Irwin’s proposition isn’t that wisdom can’t be meaningfully conveyed in writing. What he’s pointing to is a feminine wisdom he calls Sophianic Knowledge, that arises and flourishes through “direct participant knowing.” He observes that in our times, a “host of women” are creating analyses, works of art, and books that are giving “form and content to new spiritualities,” which are much more diverse and inclusive than “the older patriarchal values of exclusion and convergence.”
Irwin’s the author of a trove of books on subjects ranging from tarot to Native American spirituality and prophecy, to Christian mysticism, to altered states. His research and practice are wide-ranging. He calls himself an “apostle of wisdom.”

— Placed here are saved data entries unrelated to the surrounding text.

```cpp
__device__ __forceinline__ float atan2_est(float y, float x) {
    const float ax = fabsf(x), ay = fabsf(y);
    const float mx = fmaxf(ax, ay), mn = fminf(ax, ay);
    const float t = mn * __builtin_amdgcn_rcpf(mx);
    const float s = t * t;
    float p = -0.0040545351803302765f;
    p = __builtin_fmaf(p, s, 0.021862849593162537f);
    p = __builtin_fmaf(p, s, -0.05591217800974846f);
    p = __builtin_fmaf(p, s, 0.09642186760902405f);
    p = __builtin_fmaf(p, s, -0.1390862613916397f);
    p = __builtin_fmaf(p, s, 0.19946564733982086f);
    p = __builtin_fmaf(p, s, -0.33329859375953674f);
    p = __builtin_fmaf(p, s, 0.9999993443489075f);
    float a = p * t;
    a = ay > ax ? 1.5707963705062866f - a : a;
    a = x < 0.0f ? 3.1415927410125732f - a : a;
    return __builtin_copysignf(a, y);
}

__device__ __forceinline__ float cos_est(float x) {
    const float k = __builtin_rintf(x * 0.63661977236758134f);
    float r = __builtin_fmaf(-k, 1.5707963705062866f, x);
    r = __builtin_fmaf(-k, -4.37113882867379e-08f, r);
    const float s = r * r;
    const float ps = __builtin_fmaf(__builtin_fmaf(s, -0.00019488755788188428f,
                                                   0.008331923745572567f), s, -0.16666649281978607f);
    const float sn = __builtin_fmaf(r * s, ps, r);
    const float pc = __builtin_fmaf(__builtin_fmaf(__builtin_fmaf(s, 2.438225783407688e-05f,
                                                                  -0.0013886678498238325f),
                                                   s, 0.04166661947965622f),
                                    s, -0.5f);
    const float cs = __builtin_fmaf(s, pc, 1.0f);
    const int q = (int)k;
    const float v = (q & 1) ? sn : cs;
    return ((q + 1) & 2) ? -v : v;
}


__device__ __forceinline__ double rel_pw_est(float4 e0, ObjP ps, ObjP pt, bool& amb) {
#pragma clang fp contract(fast)
// ... 168 lines not shown
```

Before: 638.6 million.

## Carry fast-path symmetry row maxima as marked estimates, exactify only when needed

In the fast delta path, each lane's symmetry row maximum can now be stored as an error-bounded fast estimate tagged with a mark bit. This replaces the exact double-precision pending loop and the deferred lead recomputation. The rejection/accept bound uses the estimate plus its error, and exact recomputation runs only when the bound stays open or on non-fast paths (the MARKS template). The aim is to avoid the per-step exact fp64 sym evaluations that steps settled by the bound never need. The cost is more complex state invariants and extra exactify calls on the slow paths.

```diff
diff --git a/metropolis-hastings-gpgpu_amd/csrc/mh_chain.hip b/metropolis-hastings-gpgpu_amd/csrc/mh_chain.hip
--- a/metropolis-hastings-gpgpu_amd/csrc/mh_chain.hip
+++ b/metropolis-hastings-gpgpu_amd/csrc/mh_chain.hip
@@ -289,7 +289,36 @@
 #define MH_EVAL_ATTR __attribute__((noinline))
 #endif
 
-template <int L, int NPL, bool WITH_OL, bool DELTA, bool FAST = false, bool PAIRS = false>
+template <int L, int NPL>
+__device__ __forceinline__ void sym_exactify(const ChainPtrs& ch, const OwnPose<NPL>& op, int gbase,
+                                             int n, float rx, float ry, float rr, float& mx,
+                                             int& arg, bool count) {
+    const bool mk = sym_marked(arg);
+    const uint64_t any = __ballot(mk);
+    if (any) {
+        const int j = sym_col(arg);
+        const double ryj = pose_ry_var<L, NPL>(op, j, gbase);
+        if (mk) {
+            MH_CK(j < n, 9, j, n);
+            const ObjP q = ch.P[j];
+            const float e = sym_val_exact(q.xf, q.yf, ryj, rx, ry, (double)rr);
+            MH_CK(fabsf(fmaxf(0.0f, e) - mx) <= sym_err(mx, rr), 33, __float_as_uint(e),
+                  __float_as_uint(mx));
+            mx = fmaxf(0.0f, e);
+            arg = e > 0.0f ? j : -1;
+        }
+#if MH_CHECK
+        if (count && __lane_id() == (unsigned)__builtin_ctzll(any)) {
+            MH_SYMC(0, 1);
+            MH_SYMC(2, __builtin_popcountll(any));
+            MH_SYMC(3, 1);
+        }
+#endif
+    }
+}
+
+template <int L, int NPL, bool WITH_OL, bool DELTA, bool FAST = false, bool PAIRS = false,
+          int MARKS = 0>
 __device__ MH_EVAL_ATTR void eval_costs(const LaunchArgs& a, const ChainPtrs& ch, const OwnPose<NPL>& op,
                            int r, int gbase,
                            float out[8], SymRows<NPL>& sym, const SymRows<NPL>& prev, int ka,
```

What is wisdom? Irwin writes that:
Wisdom is not a content nor a system of beliefs; it is not reducible to an explicit set of maxims nor aligned with explicit states of mind. Wisdom is a free-flowing spontaneous intuition that cuts through the morass of beliefs and mental fixations and gives birth to creative, generative patterns of meaning. Sometimes very specific and precise and at other times broad and inclusive. Wisdom is contextual and transcendent; it is fully present both within and beyond the rational boundary.
Wisdom, Irwin writes, is “not a single tree but a world of trees, and to cultivate it “requires education.”

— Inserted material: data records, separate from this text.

+                                ck.inv = __builtin_bit_cast(float, __builtin_amdgcn_ds_bpermute(k << 2, __builtin_bit_cast(int, kc.inv)));
+                                ck.bias = __builtin_fmaf(0.25f, ck.inv, 0.5f);
+                                const int ka = __builtin_amdgcn_update_dpp(0, k, 0x138, 0xF, 0xF, false);
+                                const int qa = quant_mag(magf, ck);
+                                uint32_t lw = L.ac_len16[lut_index(is_ac ? qa : 0, is_ac ? k - ka - 1 : 0)];
+                                asm("" : "+v"(lw));
+                                acc_cnt += (int)__builtin_amdgcn_perm(0u, lw, 0x0C010C00u);
+                            }
+                            const int qe = quant_mag(magf, ek);
+                            const uint64_t sm = ballot_ne0(qe) | ballot_eq0(k);
+                            sc = (int)__builtin_popcountll(sm);
+                            const uint32_t mbe = rec_byte >> 2, tag = ((mbe & 0xFu) << 13) | ((mbe >> 4) << 23);
+                            const uint32_t lvl = (e & 0x7F0000u) | (uint32_t)qe, dcs = (e & 0x1FFFu) | tag;
+                            e = is_dc ? dcs : lvl;
+                            const uint32_t slot = (uint32_t)(uintptr_t)(clist + wave::popc_below(sm));
+                            unsigned long long sv;
+                            asm volatile("s_and_saveexec_b64 %0, %1\n\tds_write_b32 %2, %3\n\ts_mov_b64 exec, %0"
+                                         : "=&s"(sv) : "s"(sm), "v"(slot), "v"(e) : "memory");
+                        }
+                    };
+                    if (count_scale) mb_list(yes);
+                    else mb_list(no);
+                    have_mb = true;
+                emit_now = pend && ((pend & 0xFF) + sc > 64 || pend >= 4 << 8);
+                }
+                if (emit_now) emit_pending();
+                if (!have_mb) continue;
+                auto mb_codes = [&](auto cs_tag) {
+                    constexpr bool cs = decltype(cs_tag)::value;
+                    int kcarry_b = 0;
+                    auto chunk = [&](auto single_tag, int base, int& len, uint32_t& code, int& deficit, int& ncodes) {
+                        constexpr bool single = decltype(single_tag)::value;
                         const int i = base + lane;
                         const bool live = i < count;
                         uint32_t e = clist[i];
@@ -1349,51 +1482,17 @@
                         const int k = (int)__builtin_amdgcn_ubfe(e, 17, 6);
                         const uint32_t negbit = __builtin_amdgcn_ubfe(e, 16, 1);
                         const bool is_dc = k == 0;
-                        const uint64_t dcm = CODEC == 0 ? 0ull : wave::ballot(k == 0);
                         const bool is_ac = live && !is_dc;
                         float magf;
                         asm("v_cvt_f32_i32_sdwa %0, sext(%1) dst_sel:DWORD dst_unused:UNUSED_PAD src0_sel:WORD_0" : "=v"(magf) : "v"(e));
-                        cnt16 = 0;
-                        int kprev;
-                        bool is_last;
                         QuantK ek;
                         ek.inv = __builtin_bit_cast(float, __builtin_amdgcn_ds_bpermute(k << 2, __builtin_bit_cast(int, ke.inv)));
                         ek.bias = __builtin_fmaf(0.25f, ek.inv, 0.5f);
-                        uint32_t kbase = (uint32_t)(uintptr_t)(clist + 64);
-                        if (low) asm volatile("" : "+s"(kbase));
-                        if (low) {
-                            const int ka = __builtin_amdgcn_update_dpp(kcarry_a, k, 0x138, 0xF, 0xF, false);
-                            if (do_count) {
-                                QuantK ck;
-                                ck.inv = __builtin_bit_cast(float, __builtin_amdgcn_ds_bpermute(k << 2, __builtin_bit_cast(int, kc.inv)));
-                                ck.bias = __builtin_fmaf(0.25f, ck.inv, 0.5f);
-                                const int qa = quant_mag(magf, ck);
-                                uint32_t lw = L.ac_len16[lut_index(is_ac ? qa : 0, is_ac ? k - ka - 1 : 0)];
-                                asm("" : "+v"(lw));
-                                cnt16 = (int)__builtin_amdgcn_perm(0u, lw, 0x0C010C00u);
-                            }
-                            if (!single) kcarry_a = __builtin_amdgcn_readlane(k, 63);
-                        }
                         const int q = quant_mag(magf, ek);
-                        if (low) {
-                            static_assert(single || !low, "a list at the count scale is one chunk");
-                            const uint64_t sm = ballot_ne0(q) | ballot_eq0(k);
-                            ncodes = (int)__builtin_popcountll(sm);
-                            const uint32_t kslot = kbase + 4u * (uint32_t)wave::popc_below(sm);
-                            unsigned long long sv;
-                            asm volatile("s_and_saveexec_b64 %0, %1\n\tds_write_b32 %2, %3\n\ts_mov_b64 exec, %0"
-                                         : "=&s"(sv) : "s"(sm), "v"(kslot), "v"(k) : "memory");
-                            typedef const uint32_t __attribute__((address_space(3))) * LdsWord;
-                            kprev = (int)*(LdsWord)(uintptr_t)(kslot - 4u);
-                            int last = 63 - __builtin_clzll(sm);
-                            asm("" : "+s"(last));
-                            is_last = lane == last;
-                        } else {
-                            is_last = i == count - 1;
-                            kprev = __builtin_amdgcn_update_dpp(kcarry_b, k, 0x138, 0xF, 0xF, false);
-                            if (!single) kcarry_b = __builtin_amdgcn_readlane(k, 63);
-                            ncodes = count - base < 64 ? count - base : 64;
-                        }
+                        const bool is_last = i == count - 1;
+                        const int kprev = __builtin_amdgcn_update_dpp(kcarry_b, k, 0x138, 0xF, 0xF, false);
+                        if (!single) kcarry_b = __builtin_amdgcn_readlane(k, 63);
+                        ncodes = count - base < 64 ? count - base : 64;
                         const int run_raw = k + ~kprev;
                         const unsigned qrow = (unsigned)q > (unsigned)(BS_LUT_MAX_LEVEL + 1) ? (unsigned)(BS_LUT_MAX_LEVEL + 1) : (unsigned)q;
                         const int li = (int)__umul24(qrow, (unsigned)BS_LUT_W) + run_raw;
@@ -1416,16 +1515,14 @@
                                 len = i != 0 ? 12 : 10;
                             }
                         } else {
-                            const uint64_t dcmask = dcm;
                             if (is_dc) {
-                                const int bi = bcarry + wave::popc_below(dcmask);
-                                dc_code<CODEC>((int)L.dcv[mbe * 6 + bi], bi >= 2, L.dc_plen, L.dc_prefix, len, code);
+                                const int bi = (int)(e & 7u);
+                                dc_code<CODEC>((int)L.dcv[(rec_byte >> 2) * 6 + bi], bi >= 2, L.dc_plen, L.dc_prefix, len, code);
                                 if (bi > 0) {
                                     code |= 2u << len;
                                     len += 2;
                                 }
                             }
-                            if (!single) bcarry += (int)__builtin_popcountll(dcmask);
                         }
                         {
                             const int add = is_last ? 2 : 0;
@@ -1440,10 +1537,11 @@
                         if (lane == 0) {
                             off = atomicAdd(&L.scalars[S_STG_NEXT], ndw);
                             *(uint32_t*)((char*)L.rec + rec_byte) = (uint32_t)off | (mb_bits << 16);
+                            atomicAdd(&L.scalars[S_EMIT_BITS], (int)mb_bits);
+                            atomicAdd(&L.scalars[S_NNZ], count - 6);
                         }
                         off = __builtin_amdgcn_readfirstlane(off);
                         have_room = off + ndw <= job.stg_words;
-                        emit_bits += (int)mb_bits;
                         return (uint32_t)off;
                     };
                     auto put_codes = [&](uint32_t base_dw, uint32_t bit, int len, uint32_t code) {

Toward such an education, Divine Feminine Gnosis is organized into chapters around what Irwin calls “lesser” and “greater” mysteries. The “lesser” mysteries are no less important. They are the areas of daily life—body, mind and soul, “three unfathomable aspects of human experience, none of which can be fully described or defined through language.” The “greater mysteries” form “a hidden domain of experience whose contents and forms are less substantial in terms of everyday meaning but more powerful in terms of application and embodiment.” Accessing any of the mysteries requires faith which “is fundamental to Sophianic knowledge.” Faith “is a disposition to hold open a horizon of possible knowing as yet unseen but forthcoming… not a belief system, nor a set of specific truths that remain unproven.”
As I read on to find the book’s central themes about wisdom’s mysteries, I was struck by Irwin’s writing. It’s so lyrical that I found myself letting go of my usual way of reading, which is linear and with a habitual expectation that I will quickly extract an author’s central thesis and sub-theses and then use my mental skills to analyze the validity of the author’s points.
Instead, I was drawn into sync with the book’s premise, that divine wisdom isn’t about collecting facts and molding them into a specific form. Once I got beyond the first few chapters, I surrendered to a more Sophianic way of reading. Instead of reading for analysis, I enjoyed the beauty of many passages, marking them with pencil and post-its to return to for inspiration.
In the chapter on the Praxis of Incarnation, I read about viewing the body as a temple, to heed a Sophianic call to “leave a small footprint, to not mar or undermine the intrinsic beauty and wholeness of our planetary home.” I read that the “primary basis” for the arising of a Feminine Wisdom is in “care and concern for others…being motivated to maintain a quality of life that is not based on success or happiness but upon the shared satisfaction of basic needs that do not privilege either wealth or status.” And, Irwin notes, what he’s advocating is no “covert socialist agenda” that would promote “equality” at “the expense of suppressing individual skills, talents, or accomplishments.” That’s because basic needs aren’t just food, shelter and services but also love, family, meaningful work and “intelligent appreciation for diversity and difference.”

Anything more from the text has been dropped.